_RAW DATA:_
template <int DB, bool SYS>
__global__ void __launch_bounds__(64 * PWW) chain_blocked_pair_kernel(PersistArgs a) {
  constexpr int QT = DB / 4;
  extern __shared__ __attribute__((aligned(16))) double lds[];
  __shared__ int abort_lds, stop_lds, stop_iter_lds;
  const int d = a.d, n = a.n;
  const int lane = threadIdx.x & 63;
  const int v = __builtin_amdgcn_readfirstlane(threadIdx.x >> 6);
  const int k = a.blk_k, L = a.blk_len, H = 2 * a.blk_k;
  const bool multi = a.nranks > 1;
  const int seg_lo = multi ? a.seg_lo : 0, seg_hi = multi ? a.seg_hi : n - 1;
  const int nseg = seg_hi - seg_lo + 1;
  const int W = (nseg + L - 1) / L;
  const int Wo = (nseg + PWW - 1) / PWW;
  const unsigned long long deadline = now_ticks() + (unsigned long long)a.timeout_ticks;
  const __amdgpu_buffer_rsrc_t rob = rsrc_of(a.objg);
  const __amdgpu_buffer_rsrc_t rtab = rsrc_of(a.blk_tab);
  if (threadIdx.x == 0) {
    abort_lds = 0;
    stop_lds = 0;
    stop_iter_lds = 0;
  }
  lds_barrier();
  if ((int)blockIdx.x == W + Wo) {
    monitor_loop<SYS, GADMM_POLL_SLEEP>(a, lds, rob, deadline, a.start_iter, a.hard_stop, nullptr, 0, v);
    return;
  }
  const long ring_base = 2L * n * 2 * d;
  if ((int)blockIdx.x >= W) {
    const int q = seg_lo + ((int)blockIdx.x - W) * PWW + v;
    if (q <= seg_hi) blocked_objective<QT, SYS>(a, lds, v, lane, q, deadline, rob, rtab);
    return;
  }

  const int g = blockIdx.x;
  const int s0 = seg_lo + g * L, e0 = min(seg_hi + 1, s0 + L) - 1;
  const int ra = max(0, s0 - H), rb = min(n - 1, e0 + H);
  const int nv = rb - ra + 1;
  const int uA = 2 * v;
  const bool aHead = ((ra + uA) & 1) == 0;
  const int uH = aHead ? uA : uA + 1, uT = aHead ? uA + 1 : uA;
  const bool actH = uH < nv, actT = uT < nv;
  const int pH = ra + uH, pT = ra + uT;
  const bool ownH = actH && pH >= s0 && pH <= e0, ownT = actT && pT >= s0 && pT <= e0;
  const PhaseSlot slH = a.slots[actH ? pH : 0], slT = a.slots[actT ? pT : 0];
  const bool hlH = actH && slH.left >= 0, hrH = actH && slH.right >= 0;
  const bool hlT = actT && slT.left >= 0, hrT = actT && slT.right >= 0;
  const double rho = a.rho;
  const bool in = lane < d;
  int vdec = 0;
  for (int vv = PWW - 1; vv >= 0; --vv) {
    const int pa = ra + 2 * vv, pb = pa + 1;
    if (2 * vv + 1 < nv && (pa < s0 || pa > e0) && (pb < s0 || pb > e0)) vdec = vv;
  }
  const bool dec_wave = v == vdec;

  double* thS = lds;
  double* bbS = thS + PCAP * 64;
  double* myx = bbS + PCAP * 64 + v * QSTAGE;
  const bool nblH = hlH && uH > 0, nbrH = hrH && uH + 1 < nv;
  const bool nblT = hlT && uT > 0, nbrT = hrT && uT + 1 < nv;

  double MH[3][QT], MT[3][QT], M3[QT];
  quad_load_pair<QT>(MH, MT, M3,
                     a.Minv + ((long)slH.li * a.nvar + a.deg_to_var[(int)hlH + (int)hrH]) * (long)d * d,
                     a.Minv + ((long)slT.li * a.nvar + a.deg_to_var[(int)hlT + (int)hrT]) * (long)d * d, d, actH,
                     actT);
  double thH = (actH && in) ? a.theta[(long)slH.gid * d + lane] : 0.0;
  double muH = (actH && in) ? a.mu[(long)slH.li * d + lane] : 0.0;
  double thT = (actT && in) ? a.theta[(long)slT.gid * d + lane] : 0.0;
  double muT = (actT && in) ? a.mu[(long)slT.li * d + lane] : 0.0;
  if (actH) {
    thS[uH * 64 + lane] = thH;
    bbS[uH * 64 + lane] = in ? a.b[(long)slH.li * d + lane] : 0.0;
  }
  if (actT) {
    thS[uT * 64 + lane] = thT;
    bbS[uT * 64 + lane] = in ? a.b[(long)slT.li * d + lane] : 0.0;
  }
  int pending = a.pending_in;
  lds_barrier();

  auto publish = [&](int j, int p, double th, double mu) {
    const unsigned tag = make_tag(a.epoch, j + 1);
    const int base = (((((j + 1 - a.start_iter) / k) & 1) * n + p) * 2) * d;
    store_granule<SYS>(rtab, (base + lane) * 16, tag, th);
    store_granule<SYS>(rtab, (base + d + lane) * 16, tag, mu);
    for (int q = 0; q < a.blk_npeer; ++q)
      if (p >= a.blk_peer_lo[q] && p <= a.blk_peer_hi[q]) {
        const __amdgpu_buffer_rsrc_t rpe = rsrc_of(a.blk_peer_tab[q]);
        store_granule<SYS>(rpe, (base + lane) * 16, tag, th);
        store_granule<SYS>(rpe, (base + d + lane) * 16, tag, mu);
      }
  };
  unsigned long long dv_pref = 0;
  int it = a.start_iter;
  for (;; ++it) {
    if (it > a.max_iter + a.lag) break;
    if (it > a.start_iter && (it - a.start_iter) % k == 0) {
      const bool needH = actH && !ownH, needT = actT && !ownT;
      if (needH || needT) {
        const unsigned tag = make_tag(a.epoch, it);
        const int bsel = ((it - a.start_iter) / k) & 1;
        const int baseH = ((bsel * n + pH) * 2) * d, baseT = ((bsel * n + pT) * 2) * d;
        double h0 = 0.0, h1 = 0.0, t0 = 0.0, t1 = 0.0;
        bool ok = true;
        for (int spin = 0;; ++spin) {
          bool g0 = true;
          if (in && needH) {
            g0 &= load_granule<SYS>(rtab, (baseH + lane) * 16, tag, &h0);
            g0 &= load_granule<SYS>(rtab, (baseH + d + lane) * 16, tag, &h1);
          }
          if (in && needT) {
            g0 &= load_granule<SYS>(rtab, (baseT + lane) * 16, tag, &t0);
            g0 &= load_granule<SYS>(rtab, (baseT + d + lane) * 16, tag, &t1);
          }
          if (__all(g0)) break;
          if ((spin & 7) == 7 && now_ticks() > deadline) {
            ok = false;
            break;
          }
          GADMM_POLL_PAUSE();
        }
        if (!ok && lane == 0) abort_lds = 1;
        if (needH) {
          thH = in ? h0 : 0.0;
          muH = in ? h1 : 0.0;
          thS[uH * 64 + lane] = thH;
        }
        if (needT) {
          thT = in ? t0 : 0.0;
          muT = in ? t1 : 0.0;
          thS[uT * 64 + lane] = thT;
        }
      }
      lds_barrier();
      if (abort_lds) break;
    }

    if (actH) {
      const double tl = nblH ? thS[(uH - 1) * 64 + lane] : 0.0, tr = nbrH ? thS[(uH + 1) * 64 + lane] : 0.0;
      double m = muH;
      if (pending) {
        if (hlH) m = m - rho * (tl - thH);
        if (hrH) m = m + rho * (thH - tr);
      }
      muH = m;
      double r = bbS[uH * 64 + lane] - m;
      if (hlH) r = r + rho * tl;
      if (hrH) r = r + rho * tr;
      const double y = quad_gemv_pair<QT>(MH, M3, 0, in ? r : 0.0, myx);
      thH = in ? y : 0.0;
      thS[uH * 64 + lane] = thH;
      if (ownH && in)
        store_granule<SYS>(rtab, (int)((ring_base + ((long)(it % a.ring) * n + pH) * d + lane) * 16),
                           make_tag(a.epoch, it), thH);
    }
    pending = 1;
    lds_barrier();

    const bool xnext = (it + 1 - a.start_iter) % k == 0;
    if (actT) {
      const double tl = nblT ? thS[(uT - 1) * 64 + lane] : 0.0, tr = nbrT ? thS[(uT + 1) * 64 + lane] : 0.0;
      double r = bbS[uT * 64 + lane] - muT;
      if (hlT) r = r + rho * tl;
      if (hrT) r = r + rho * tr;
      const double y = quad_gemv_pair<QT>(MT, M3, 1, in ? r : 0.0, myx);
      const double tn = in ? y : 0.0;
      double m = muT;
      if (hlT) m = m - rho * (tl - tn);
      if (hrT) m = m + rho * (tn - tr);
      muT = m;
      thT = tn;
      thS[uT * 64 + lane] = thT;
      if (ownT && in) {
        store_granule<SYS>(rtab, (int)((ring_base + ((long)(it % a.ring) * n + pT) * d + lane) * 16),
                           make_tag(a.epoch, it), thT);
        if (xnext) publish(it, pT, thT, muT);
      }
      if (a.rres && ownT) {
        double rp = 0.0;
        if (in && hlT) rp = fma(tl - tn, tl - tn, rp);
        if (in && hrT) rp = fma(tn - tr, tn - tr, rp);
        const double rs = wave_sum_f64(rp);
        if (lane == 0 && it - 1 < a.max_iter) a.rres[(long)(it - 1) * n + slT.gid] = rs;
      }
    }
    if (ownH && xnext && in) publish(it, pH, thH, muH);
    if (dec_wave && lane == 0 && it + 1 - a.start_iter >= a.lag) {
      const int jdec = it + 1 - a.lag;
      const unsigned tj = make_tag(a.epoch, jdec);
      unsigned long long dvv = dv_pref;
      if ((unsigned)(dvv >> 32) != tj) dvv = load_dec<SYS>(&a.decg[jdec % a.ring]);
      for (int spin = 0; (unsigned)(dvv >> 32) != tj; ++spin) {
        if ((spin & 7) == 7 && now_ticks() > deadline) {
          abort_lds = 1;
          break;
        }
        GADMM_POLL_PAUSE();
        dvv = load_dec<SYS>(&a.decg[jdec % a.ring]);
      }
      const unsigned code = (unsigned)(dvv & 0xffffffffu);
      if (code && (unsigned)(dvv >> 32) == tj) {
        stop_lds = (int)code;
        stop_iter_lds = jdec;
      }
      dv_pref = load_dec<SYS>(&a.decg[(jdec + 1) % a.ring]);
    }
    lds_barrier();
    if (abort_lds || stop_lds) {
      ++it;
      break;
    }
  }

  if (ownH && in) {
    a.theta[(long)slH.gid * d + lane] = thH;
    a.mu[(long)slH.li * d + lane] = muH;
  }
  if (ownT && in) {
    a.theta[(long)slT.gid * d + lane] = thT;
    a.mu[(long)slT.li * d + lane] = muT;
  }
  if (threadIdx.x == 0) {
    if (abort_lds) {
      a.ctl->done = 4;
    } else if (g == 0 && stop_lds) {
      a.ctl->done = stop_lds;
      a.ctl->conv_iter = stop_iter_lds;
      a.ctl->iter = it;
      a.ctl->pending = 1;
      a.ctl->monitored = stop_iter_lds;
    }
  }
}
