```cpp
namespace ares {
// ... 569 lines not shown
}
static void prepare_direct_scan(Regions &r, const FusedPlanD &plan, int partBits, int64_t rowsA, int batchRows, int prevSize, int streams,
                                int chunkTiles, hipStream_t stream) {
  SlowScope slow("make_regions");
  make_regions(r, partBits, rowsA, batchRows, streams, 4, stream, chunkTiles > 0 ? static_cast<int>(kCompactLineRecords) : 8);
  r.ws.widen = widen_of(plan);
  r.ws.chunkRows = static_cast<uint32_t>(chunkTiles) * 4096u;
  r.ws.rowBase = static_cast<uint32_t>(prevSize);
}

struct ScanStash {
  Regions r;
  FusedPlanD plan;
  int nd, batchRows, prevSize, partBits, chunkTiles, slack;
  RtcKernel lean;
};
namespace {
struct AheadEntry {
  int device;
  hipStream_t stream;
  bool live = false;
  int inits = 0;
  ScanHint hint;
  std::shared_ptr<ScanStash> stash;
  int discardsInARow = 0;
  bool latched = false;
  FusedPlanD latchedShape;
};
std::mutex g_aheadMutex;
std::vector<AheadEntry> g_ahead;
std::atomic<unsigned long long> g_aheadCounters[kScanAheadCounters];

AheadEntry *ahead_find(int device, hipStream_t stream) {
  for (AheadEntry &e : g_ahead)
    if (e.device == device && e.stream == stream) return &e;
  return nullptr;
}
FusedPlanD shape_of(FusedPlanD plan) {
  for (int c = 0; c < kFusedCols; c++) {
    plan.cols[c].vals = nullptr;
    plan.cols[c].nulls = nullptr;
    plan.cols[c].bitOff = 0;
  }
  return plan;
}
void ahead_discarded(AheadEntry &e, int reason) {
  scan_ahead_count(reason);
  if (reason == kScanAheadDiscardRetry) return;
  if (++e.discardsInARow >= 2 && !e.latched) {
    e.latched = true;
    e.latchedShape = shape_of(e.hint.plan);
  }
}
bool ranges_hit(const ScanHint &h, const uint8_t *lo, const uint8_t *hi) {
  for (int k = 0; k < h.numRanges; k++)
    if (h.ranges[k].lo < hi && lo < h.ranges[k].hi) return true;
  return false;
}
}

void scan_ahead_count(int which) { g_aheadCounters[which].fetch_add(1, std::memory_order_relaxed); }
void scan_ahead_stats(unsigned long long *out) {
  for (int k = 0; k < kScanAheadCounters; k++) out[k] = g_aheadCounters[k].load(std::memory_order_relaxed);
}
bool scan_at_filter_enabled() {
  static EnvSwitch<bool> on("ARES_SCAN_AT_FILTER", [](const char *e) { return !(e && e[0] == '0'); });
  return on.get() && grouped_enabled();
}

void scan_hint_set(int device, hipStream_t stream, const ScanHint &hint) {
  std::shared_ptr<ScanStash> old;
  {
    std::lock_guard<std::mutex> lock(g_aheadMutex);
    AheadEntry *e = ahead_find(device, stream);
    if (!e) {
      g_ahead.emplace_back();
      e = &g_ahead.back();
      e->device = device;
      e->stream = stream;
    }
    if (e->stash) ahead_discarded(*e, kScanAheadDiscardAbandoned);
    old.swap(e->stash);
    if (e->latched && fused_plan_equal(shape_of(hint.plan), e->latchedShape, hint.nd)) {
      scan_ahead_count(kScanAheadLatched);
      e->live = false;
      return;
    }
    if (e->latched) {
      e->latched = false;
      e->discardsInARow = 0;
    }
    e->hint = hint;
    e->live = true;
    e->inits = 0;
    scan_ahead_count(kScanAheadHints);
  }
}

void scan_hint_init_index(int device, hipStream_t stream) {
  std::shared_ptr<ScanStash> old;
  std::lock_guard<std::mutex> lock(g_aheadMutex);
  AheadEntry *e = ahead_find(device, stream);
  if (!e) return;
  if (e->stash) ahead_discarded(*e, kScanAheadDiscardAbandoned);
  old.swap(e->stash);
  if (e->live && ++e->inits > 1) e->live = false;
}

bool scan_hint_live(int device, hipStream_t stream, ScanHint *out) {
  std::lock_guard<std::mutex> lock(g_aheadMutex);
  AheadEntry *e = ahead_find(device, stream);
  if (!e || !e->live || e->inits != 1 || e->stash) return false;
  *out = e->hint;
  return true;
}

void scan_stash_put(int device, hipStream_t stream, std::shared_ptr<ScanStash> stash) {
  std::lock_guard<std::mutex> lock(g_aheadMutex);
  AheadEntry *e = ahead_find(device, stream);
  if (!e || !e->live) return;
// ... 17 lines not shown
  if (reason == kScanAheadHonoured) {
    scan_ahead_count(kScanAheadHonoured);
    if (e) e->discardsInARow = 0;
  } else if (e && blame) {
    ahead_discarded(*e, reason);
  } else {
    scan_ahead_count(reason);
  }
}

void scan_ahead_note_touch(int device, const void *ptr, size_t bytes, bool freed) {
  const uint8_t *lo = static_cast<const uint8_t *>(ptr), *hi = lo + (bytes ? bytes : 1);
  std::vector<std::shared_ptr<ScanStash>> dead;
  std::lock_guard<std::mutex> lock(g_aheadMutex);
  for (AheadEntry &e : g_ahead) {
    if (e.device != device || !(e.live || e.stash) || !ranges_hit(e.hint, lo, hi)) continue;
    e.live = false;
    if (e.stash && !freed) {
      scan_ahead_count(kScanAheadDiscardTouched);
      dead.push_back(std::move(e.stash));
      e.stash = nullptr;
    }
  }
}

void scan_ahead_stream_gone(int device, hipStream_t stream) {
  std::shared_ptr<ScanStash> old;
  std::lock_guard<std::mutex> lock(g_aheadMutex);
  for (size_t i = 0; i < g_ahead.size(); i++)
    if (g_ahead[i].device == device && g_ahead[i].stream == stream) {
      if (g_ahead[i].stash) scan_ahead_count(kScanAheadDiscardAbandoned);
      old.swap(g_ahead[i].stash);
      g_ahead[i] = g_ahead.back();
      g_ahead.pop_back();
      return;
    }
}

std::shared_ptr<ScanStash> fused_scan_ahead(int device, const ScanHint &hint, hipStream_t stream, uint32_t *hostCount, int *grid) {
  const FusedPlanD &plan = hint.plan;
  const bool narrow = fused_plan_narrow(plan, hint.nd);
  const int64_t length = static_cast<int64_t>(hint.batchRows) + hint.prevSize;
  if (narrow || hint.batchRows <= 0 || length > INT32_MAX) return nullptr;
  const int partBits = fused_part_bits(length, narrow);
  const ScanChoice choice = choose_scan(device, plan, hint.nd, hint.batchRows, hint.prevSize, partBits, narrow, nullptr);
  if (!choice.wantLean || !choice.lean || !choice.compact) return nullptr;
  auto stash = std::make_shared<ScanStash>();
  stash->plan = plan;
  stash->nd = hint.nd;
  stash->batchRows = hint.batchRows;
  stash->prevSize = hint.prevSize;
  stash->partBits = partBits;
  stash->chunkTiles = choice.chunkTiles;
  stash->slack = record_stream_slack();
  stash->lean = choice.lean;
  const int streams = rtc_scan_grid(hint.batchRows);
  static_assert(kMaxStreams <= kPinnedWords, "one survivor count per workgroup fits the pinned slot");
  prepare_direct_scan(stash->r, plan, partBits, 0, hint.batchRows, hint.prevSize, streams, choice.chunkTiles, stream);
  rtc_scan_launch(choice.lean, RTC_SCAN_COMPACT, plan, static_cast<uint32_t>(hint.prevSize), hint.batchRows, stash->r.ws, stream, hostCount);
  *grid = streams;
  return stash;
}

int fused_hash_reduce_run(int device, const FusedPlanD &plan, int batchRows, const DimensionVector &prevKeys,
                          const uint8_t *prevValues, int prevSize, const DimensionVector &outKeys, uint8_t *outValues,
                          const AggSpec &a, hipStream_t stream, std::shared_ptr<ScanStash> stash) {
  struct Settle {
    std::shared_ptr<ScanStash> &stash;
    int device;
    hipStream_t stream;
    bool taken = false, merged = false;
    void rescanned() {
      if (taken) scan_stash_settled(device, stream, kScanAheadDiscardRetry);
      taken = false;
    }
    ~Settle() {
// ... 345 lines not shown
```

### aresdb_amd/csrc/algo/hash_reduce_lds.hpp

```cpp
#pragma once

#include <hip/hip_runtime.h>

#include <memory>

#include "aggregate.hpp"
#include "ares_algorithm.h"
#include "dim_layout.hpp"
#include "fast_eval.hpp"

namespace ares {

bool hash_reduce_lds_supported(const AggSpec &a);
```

_WHAT YOU SHOULD DO:_
All lines above between those holding "for (int spin = 0;;" and "if (in && needT)", inclusive, must be set down unchanged, and no other line may be included.

_EXERCISE SOLUTION:_
        for (int spin = 0;; ++spin) {
          bool g0 = true;
          if (in && needH) {
            g0 &= load_granule<SYS>(rtab, (baseH + lane) * 16, tag, &h0);
            g0 &= load_granule<SYS>(rtab, (baseH + d + lane) * 16, tag, &h1);
          }
          if (in && needT) {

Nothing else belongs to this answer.